Еще дважды Рудольф с Рихтером пытались вывезти из города тех, кому грозил арест, но ни разу не преуспели. Мор пошел на убыль, телеги с мертвецами перестали быть обыденным зрелищем, зато стражников у городских ворот стало вдвое больше. Рудольф с ума сходил от бессилия. Его молитвы не помогали. Его злость – тоже. Комиссары депутации ведьм метили в тех, у кого было что отобрать, будь то деньги или земли. Каждая казнь означала для них прибыль и повышение по службе. А обвиняемые под пытками называли все новые и новые имена, и охота на ведьм продолжалась.
Агата чувствовала, что со дня на день кто-нибудь назовет ее имя или имя ее мужа. Нужно было успеть покинуть город раньше.
– Мы – отличная мишень, – говорила она Рудольфу, заплетая на ночь волосы. – У тебя есть земли и дом в Штутгарте. Одну твою жену уже сожгли, а вторая – странная чужачка. Мы поженились, даже не уведомив городские власти. Что, если я тебя приворожила?
Рудольф знал, что это не так. С той самой ночи, когда Агата поклялась больше не колдовать и позволила ему уничтожить гримуар со всеми магическими предметами, он ни разу не упрекнул ее в содеянном, не усомнился в ее честности. Но оба чувствовали, что депутация ведьм уже дышит им в затылок.
Он лег рядом с женой, прижался к ее спине и перекинул руку через живот. Агата рассеянно провела пальцами по волоскам у него на предплечье. Он прижался губами к ее макушке.
– Осталась последняя среда. Потом ты уедешь.
Она высвободилась из его объятий и повернулась, чтобы посмотреть мужу в лицо.
– Я никуда без тебя не поеду.
– Если мы отправимся вдвоем, это будет подозрительно. Я скажу, что ты поехала к опекуну вымаливать его прощение. Не волнуйся, – Рудольф провел рукой по ее волосам, – я прибуду следом за тобой всего через пару дней.
…А потом они взяли Дортхен.
Отец Эберхард был не болтлив, но не находил в себе силы лгать на проповеди. Особенно внимательно слушали его те, чью дочку, жену, сестру или подругу уже сожгли или бросили гнить в Ягстторге. Но чем больше народу собиралось на проповедь и чем дальше в своих речах заходил святой отец, тем сильнее сгущались тучи у него над головой. Князь-пробст ненавидел смельчаков.

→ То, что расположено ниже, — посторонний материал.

#ifdef MC_F16
#define MC_FOLD_ROWS(rows) (rows)
#else
#define MC_FOLD_ROWS(rows) 1.0
#endif
__global__ void fold_prepare_k(const float* __restrict__ we, const float* __restrict__ coef, const float* __restrict__ xtx,
                               const float* __restrict__ cs, double rows, int n, int k, bf16_t* __restrict__ w1t,
                               bf16_t* __restrict__ wb, bf16_t* __restrict__ sxx) {
    const long long nk = (long long)n * k, total = nk + (long long)k * k;
    for (long long idx = (long long)blockIdx.x * 256 + threadIdx.x; idx < total; idx += (long long)gridDim.x * 256) {
        if (idx < nk) {
            const int i = (int)(idx / k), j = (int)(idx % k);
            const float w = we[idx];
            w1t[(long long)j * n + i] = f2bf(w * coef[i]);
            wb[idx] = f2bf((float)((double)(w * coef[n + i]) * MC_FOLD_ROWS(rows)));
        } else {
            const long long r = idx - nk;
            const int i = (int)(r / k), j = (int)(r % k);
            sxx[r] = f2bf((float)(((double)xtx[r] - (double)cs[i] * (double)cs[j] / rows) / MC_FOLD_ROWS(rows)));
        }
// ... 43 lines not shown
    for (int idx = threadIdx.x; idx < k * k; idx += 256) {
        const int i = idx / k, j = idx - i * k;
        const double sij = (double)xtx[idx] - (double)cs[i] * (double)cs[j] / rows;
        q += (double)bf2f(wc[i]) * sij * (double)bf2f(wc[j]);
    }
    __shared__ double red[2][256];
    red[0][threadIdx.x] = s; red[1][threadIdx.x] = q;
    __syncthreads();
    for (int st = 128; st > 0; st >>= 1) {
        if (threadIdx.x < st) { red[0][threadIdx.x] += red[0][threadIdx.x + st]; red[1][threadIdx.x] += red[1][threadIdx.x + st]; }
        __syncthreads();
    }
    if (threadIdx.x == 0) {
        const double sum = red[0][0];
        double sq = red[1][0];
        if (sq < 0.0) sq = 0.0;
        sq += sum * sum / rows;
        const float s_hi = (float)sum, q_hi = (float)sq;
        part[c] = s_hi; part[n + c] = q_hi;
        part[2 * n + c] = (float)(sum - (double)s_hi); part[3 * n + c] = (float)(sq - (double)q_hi);
    }
}

}

extern "C" int mc_bn_gram_partials(const mc_bf16* w, int ldw, const float* xtx, const float* colsum_x, double rows, int n, int k,
                                   float* partials, void* stream) {
    MC_CHECK(w && xtx && colsum_x && partials && n > 0 && k > 0 && ldw >= k && rows > 0, "bn_gram_partials: bad args");
    hipLaunchKernelGGL(gram_partials_k, dim3(n), dim3(256), 0, (hipStream_t)stream, (const bf16_t*)w, ldw, xtx, colsum_x, rows, n, k,
                       partials);
    MC_LAUNCH_CHECK();
    return MC_OK;
}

Очевидно было, что он ищет у смутьяна уязвимое место – и оно нашлось.
Свою младшую сестру священник всегда держал подле себя. Агата никогда не могла угадать, о чем Доротея думает на самом деле, но со стороны казалось, что ее вовсе не тяготит крест старой девы. Отец Эберхард рассказывал, что они рано остались сиротами и он с детства привык заботиться о Дортхен, а она о нем. У них не было никого ближе друг друга.
Дортхен задержали сразу после воскресной мессы: комиссары подкараулили женщину у церковных дверей, подошли сзади и схватили за локти. Черная карета Карла Киблера стояла неподалеку. Он хотел убедиться, что отец Эберхард видел, как уводят его сестру, и усвоил урок.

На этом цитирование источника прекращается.